WHAT IS REQUIRED: Check each line of the listing, and copy it if it contains the word "auto".

** Opening DATA RECORDS block **

#pragma clang loop unroll(full)
    for (int peel = 0; peel < 2; ++peel) {
      const bool first = peel == 0;
      for (uint32_t it0 = first ? 0u : 2u; it0 < (first ? 1u : nst); it0 += 2) {
#pragma unroll
        for (int par = 0; par < 2; ++par) {
            const uint32_t st = st0 + it0 + par;
#pragma unroll
            for (int i = 0; i < NT32; ++i) {
                if ((i + 3) % NT32 >= kCnV) init_acc(acc[(i + 3) & 3], (i + 3) % NT32);
#pragma unroll
                for (int f = 0; f < NMF; ++f) {
                    if (i + 2 < NT32) mfma(acc[(i + 2) & 3], i + 2, f, b[par][bsel(f)]);
                    else mfma(acc[(i + 2) & 3], i + 2 - NT32, f, b[par ^ 1][bsel(f)]);
                    if constexpr (NMF == 6) {
                        if (f == 0) reduce_hg(acc[i & 3], i, 0, par);
                        if (f == 1) reduce_hg(acc[i & 3], i, 1, par);
                        if (f == 3) reduce_hg(acc[i & 3], i, 2, par);
                        if (f == 4) reduce_hg(acc[i & 3], i, 3, par);
                        if (f == 2 || f == 5) {
                            const int slot = 2 * i + (f == 5);
                            if (slot == 0) {
                                if (par == 0) acc_reload_pair(st);
                                split_piece(0, par ^ 1, st + 1 + kDeep, first);
                            } else if (slot <= 4) {
                                if (par == 0) {
                                    if (slot == 1) tail_piece(0, 1, st - 1), tail_hold();
                                } else {
                                    if (slot == 1) tail_piece(0, 0, st - 1);
                                    else if (slot == 3) tail_piece(2, 0, st - 1);
                                    else tail_pair_piece(slot - 1, st - 1, first);
                                }
                            }
                            else if (slot <= 10) split_piece(slot - 4, par ^ 1, st + 1 + kDeep);
                            else if (slot == 11) split_piece(7, par ^ 1, st + 1 + kDeep), split_piece(8, par ^ 1, st + 1 + kDeep);
                            if constexpr (ACC) {
                                if (par == 1 && slot >= 5 && slot < 5 + kAccPieces) acc_update_piece(slot - 5);
                                if (par == 1 && slot == 5 + kAccPieces) acc_update_piece(kAccPieces);
                            }
                        }
                    } else {
                        if constexpr (NC > 0) {
                            if (f < 2) reduce_grid(acc[i & 3], i, f);
                        } else {
                            if (f == 0) reduce_hg(acc[i & 3], i, 0, par), reduce_hg(acc[i & 3], i, 1, par);
                            if (f == 1) reduce_hg(acc[i & 3], i, 2, par), reduce_hg(acc[i & 3], i, 3, par);
                        }
                        if (f == 2) {
                            if (i == NT32 - 1) fold_step();
                            if (i == 0) {
                                if (par == 0) acc_reload_pair(st);
                                split_piece(0, par ^ 1, st + 1 + kDeep, first);
                                tail_piece(0, par ^ 1, st - 1);
                                if (par == 0) tail_hold();
                                else tail_pair_piece(1, st - 1, first);
                            } else if (i == 1) {
                                if (par == 1) tail_piece(2, 0, st - 1), tail_pair_piece(3, st - 1, first);
                                split_piece(1, par ^ 1, st + 1 + kDeep);
                            } else if (i < kSplitPieces) {
                                split_piece(i, par ^ 1, st + 1 + kDeep);
                            }
                            if constexpr (ACC) {
                                if (par == 1 && i >= 5 && i < 5 + kAccPieces) acc_update_piece(i - 5);
                                if (par == 1 && i == 5 + kAccPieces) acc_update_piece(kAccPieces);
                            }
                        }
                    }
                    __builtin_amdgcn_sched_barrier(0);
                }
            }
            xsT = xsM;
            xsM = xsN;
        }
      }
    }
    {
        const uint32_t last = st0 + ((nst + 1) & ~1u) - 1;
        acc_reload(last);
#pragma unroll
        for (int k = 0; k < 4; ++k) tail_piece(k, 1, last);
        write_partial();
    }
    if (lane == 0) seg_hdr[0] = seg_first, seg_hdr[1] = seg_count;
}

template <int G>
__global__ __launch_bounds__(256) void k_merge_partials_x32(const uint4 *__restrict__ part, uint64_t n, uint32_t m,
                                                            uint32_t sd, const uint32_t *__restrict__ sub_list,
                                                            const float *__restrict__ cen, const float *__restrict__ meta,
                                                            int cosine, uint8_t *__restrict__ codes,
                                                            uint32_t *__restrict__ wl_rows, uint32_t *__restrict__ wl_count,
                                                            uint64_t wl_stride, uint32_t k, uint32_t groups_rt) {
    const uint32_t groups = (G > 0) ? (uint32_t)G : groups_rt;
    const uint32_t s = sub_list[blockIdx.y];
    const float *cs = cen + (size_t)s * (sd + 4);
    float cmax = cs[sd], tcoef = cs[sd + 1];
    if (cosine) {
        const float nmf = (float)((6 * (sd / 2) + 7) / 8);
        cmax = 0.0f;
        tcoef = (meta[s * 4 + 3] <= 3.0e38f) ? (6.0f * (float)sd + 2.5f * kBf16AssumedUlps * nmf + 200.0f) * 5.9604644775390625e-08f
                                             : __builtin_inff();
    }
    const uint32_t lane = threadIdx.x & 63;
    for (uint64_t row0 = (uint64_t)blockIdx.x * 256; row0 < n; row0 += (uint64_t)gridDim.x * 256) {
        const uint64_t row = row0 + threadIdx.x;
        bool recheck = false;
        if (row < n) {
            const uint4 p0 = part[((size_t)s * groups) * n + row];
            float m1 = __uint_as_float(p0.x), m2 = __uint_as_float(p0.y);
            uint32_t j = p0.z;
            const float xs = __uint_as_float(p0.w);
#pragma unroll
            for (uint32_t g = 1; g < groups; ++g) {
                const uint4 pg = part[((size_t)s * groups + g) * n + row];
                const float b1 = __uint_as_float(pg.x), b2 = __uint_as_float(pg.y);
                const float hi = fmaxf(m1, b1), lo2 = fminf(m2, b2);
                const bool take = (b1 < m1) || (b1 == m1 && pg.z < j);
                m2 = fminf(hi, lo2);
                j = take ? pg.z : j;
                m1 = take ? b1 : m1;
            }
            const float xnorm = __builtin_sqrtf(xs) * 1.000001f;
            const float xn = xnorm + cmax;
            const float T = tcoef * (cosine ? xnorm : xn * xn) + 1e-35f * xn + 1e-37f;
            bool proven = (m2 - m1 > T) && (fabsf(m1) <= 3.0e38f) && (T <= 3.0e38f);
            if (cosine) proven = proven && (m1 < -T) && (xnorm > 4e-10f);
            store_code(codes, row * m + s, j, k);
            recheck = !proven;
        }
        const unsigned long long mask = __ballot(recheck);
        if (mask != 0ull) {
            uint32_t base = 0;
            if (lane == 0) base = atomicAdd(&wl_count[s], (uint32_t)__popcll(mask));
            base = __builtin_amdgcn_readfirstlane(base);
            if (recheck) wl_rows[(size_t)s * wl_stride + base + (uint32_t)__popcll(mask & ((1ull << lane) - 1ull))] = (uint32_t)row;
        }
    }
}

template <int NCH>
__global__ __launch_bounds__(kBlock, 1) void k_assign_screen_bf16_wide(
    const float *__restrict__ X, uint64_t n, uint32_t d, const uint32_t *__restrict__ prepA, size_t chunk_stride,
    const float *__restrict__ prepCn, uint32_t cn_stride, const uint32_t *__restrict__ sub_list, uint32_t n_sub,
    int cosine, uint32_t k_real, const float *__restrict__ cen, uint4 *__restrict__ part, uint32_t groups,
    uint32_t sdr) {
    constexpr int DPH = 32, NMF = 24, SDP = 64 * NCH;
    const uint32_t lane = threadIdx.x & 63;
    const uint32_t h = lane >> 5, p = lane & 31;
    const uint32_t wave = __builtin_amdgcn_readfirstlane(threadIdx.x >> 6);
    const uint32_t gw = blockIdx.x * kWavesPerBlock + wave;
    const uint32_t total_waves = gridDim.x * kWavesPerBlock;
    const uint32_t n_virt = n_sub * groups;
    const uint32_t n_chunks = total_waves / n_virt;
    if (gw >= n_chunks * n_virt) return;
    const uint32_t vv = gw % n_virt;
    const uint32_t s = sub_list[vv / groups];
    const uint32_t grp = vv % groups;
    const uint32_t chunk = gw / n_virt;
    const uint64_t n_steps = (n + 31) / 32;
    const uint64_t steps_per_chunk = (n_steps + n_chunks - 1) / n_chunks;
    const uint64_t st0 = (uint64_t)chunk * steps_per_chunk;
    uint64_t st1 = st0 + steps_per_chunk;
    if (st1 > n_steps) st1 = n_steps;
    if (st0 >= st1) return;

    bf16x8 a[NCH][NMF];
#pragma unroll
    for (int c = 0; c < NCH; ++c) {
        const uint32_t *base = prepA + (size_t)c * chunk_stride + ((size_t)s * groups + grp) * NMF * 4 * 64 + lane;
#pragma unroll
        for (int f = 0; f < NMF; ++f) {
            u32x4 v;
#pragma unroll
            for (int w = 0; w < 4; ++w) v[w] = base[(f * 4 + w) * 64];
            a[c][f] = __builtin_bit_cast(bf16x8, v);
        }
    }
    float cnv[16];
#pragma unroll
    for (int r = 0; r < 16; ++r) {
        const uint32_t idx = grp * 32 + (r & 3) + 8 * (r >> 2) + 4 * h;
        float v = (idx < cn_stride) ? prepCn[(size_t)s * cn_stride + idx] : 3.0e38f;
        if (cosine) v = (idx < k_real) ? 0.0f : 3.0e38f;
        cnv[r] = (v < 3.0e38f) ? v : 3.0e38f;
    }
    const float *cs = cen + (size_t)s * (SDP + 4);
    const float pinf = __builtin_inff(), ninf = -__builtin_inff();
    const size_t sub0 = (size_t)s * sdr;

    for (uint64_t st = st0; st < st1; ++st) {
        uint64_t row = st * 32 + p;
        if (row >= n) row = n - 1;
        const float *xrow = X + row * d + sub0;
        f32x16 acc;
#pragma unroll
        for (int r = 0; r < 16; ++r) acc[r] = cnv[r];
        float xs = 0.0f;
#pragma unroll
        for (int c = 0; c < NCH; ++c) {
            float x[DPH];
#pragma unroll
            for (int q = 0; q < DPH; q += 4) {
                const uint32_t dim = 64 * c + DPH * h + q;
                const bool live = dim < sdr;
                const float4 t = *reinterpret_cast<const float4 *>(xrow + (live ? dim : 0u));
                float4 mu4 = make_float4(0.f, 0.f, 0.f, 0.f);
                if (!cosine) mu4 = *reinterpret_cast<const float4 *>(cs + dim);
                x[q + 0] = live ? t.x - mu4.x : 0.0f;
                x[q + 1] = live ? t.y - mu4.y : 0.0f;
                x[q + 2] = live ? t.z - mu4.z : 0.0f;
                x[q + 3] = live ? t.w - mu4.w : 0.0f;
            }
            uint32_t xp[3][DPH];
#pragma unroll
            for (int q = 0; q < DPH; ++q) {
                uint32_t parts[3];
                split3(x[q], parts);
                xp[0][q] = parts[0];
                xp[1][q] = parts[1];
                xp[2][q] = parts[2];
                xs = fmaf(x[q], x[q], xs);
            }
#pragma unroll
            for (int f = 0; f < NMF; ++f) {
                u32x4 v;
#pragma unroll
                for (int w = 0; w < 4; ++w) {
                    uint32_t hw[2];
#pragma unroll
                    for (int hh = 0; hh < 2; ++hh) {
                        const int flat = 8 * f + 2 * w + hh, pair = flat / DPH, dd = flat % DPH;
                        hw[hh] = xp[pair_x(pair)][dd];
                    }
                    v[w] = (hw[0] >> 16) | (hw[1] & 0xFFFF0000u);
                }
                acc = __builtin_amdgcn_mfma_f32_32x32x16_bf16(a[c][f], __builtin_bit_cast(bf16x8, v), acc, 0, 0, 0);
            }
        }
        float m1 = pinf, m2 = pinf;
        uint32_t ji = 0;
#pragma unroll
        for (int r = 0; r < 16; ++r) {
            const float v = acc[r];
            const uint32_t idx = (r & 3) + 8 * (r >> 2) + 4 * h;
            m2 = __builtin_amdgcn_fmed3f(m1, m2, v);
            const bool take = (v < m1) || (v == m1 && idx < ji);
            ji = take ? idx : ji;
            m1 = take ? v : m1;
        }
        uint32_t j = grp * 32 + ji;
        {
            const auto r1 = __builtin_amdgcn_permlane32_swap(__float_as_uint(m1), __float_as_uint(m1), false, false);
            const auto r2 = __builtin_amdgcn_permlane32_swap(__float_as_uint(m2), __float_as_uint(m2), false, false);
            const auto rj = __builtin_amdgcn_permlane32_swap(j, j, false, false);
            const auto rx = __builtin_amdgcn_permlane32_swap(__float_as_uint(xs), __float_as_uint(xs), false, false);
            const float a1 = __uint_as_float(r1[0]), b1 = __uint_as_float(r1[1]);
            const float a2 = __uint_as_float(r2[0]), b2 = __uint_as_float(r2[1]);
            xs = __uint_as_float(rx[0]) + __uint_as_float(rx[1]);
            const float hi = __builtin_amdgcn_fmed3f(a1, b1, pinf);
            const float lo2 = __builtin_amdgcn_fmed3f(a2, b2, ninf);
            m2 = __builtin_amdgcn_fmed3f(lo2, hi, ninf);
            const bool take = (b1 < a1) || (b1 == a1 && rj[1] < rj[0]);
            j = take ? rj[1] : rj[0];
            m1 = take ? b1 : a1;
        }
        const uint64_t prow = st * 32 + p;
        if (h == 0 && prow < n)
            part[((size_t)s * groups + grp) * n + prow] = make_uint4(__float_as_uint(m1), __float_as_uint(m2), j, __float_as_uint(xs));
    }
}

** Closing DATA RECORDS block **

RESPONSE FOR THIS EXERCISE:
            const auto r1 = __builtin_amdgcn_permlane32_swap(__float_as_uint(m1), __float_as_uint(m1), false, false);
            const auto r2 = __builtin_amdgcn_permlane32_swap(__float_as_uint(m2), __float_as_uint(m2), false, false);
            const auto rj = __builtin_amdgcn_permlane32_swap(j, j, false, false);
            const auto rx = __builtin_amdgcn_permlane32_swap(__float_as_uint(xs), __float_as_uint(xs), false, false);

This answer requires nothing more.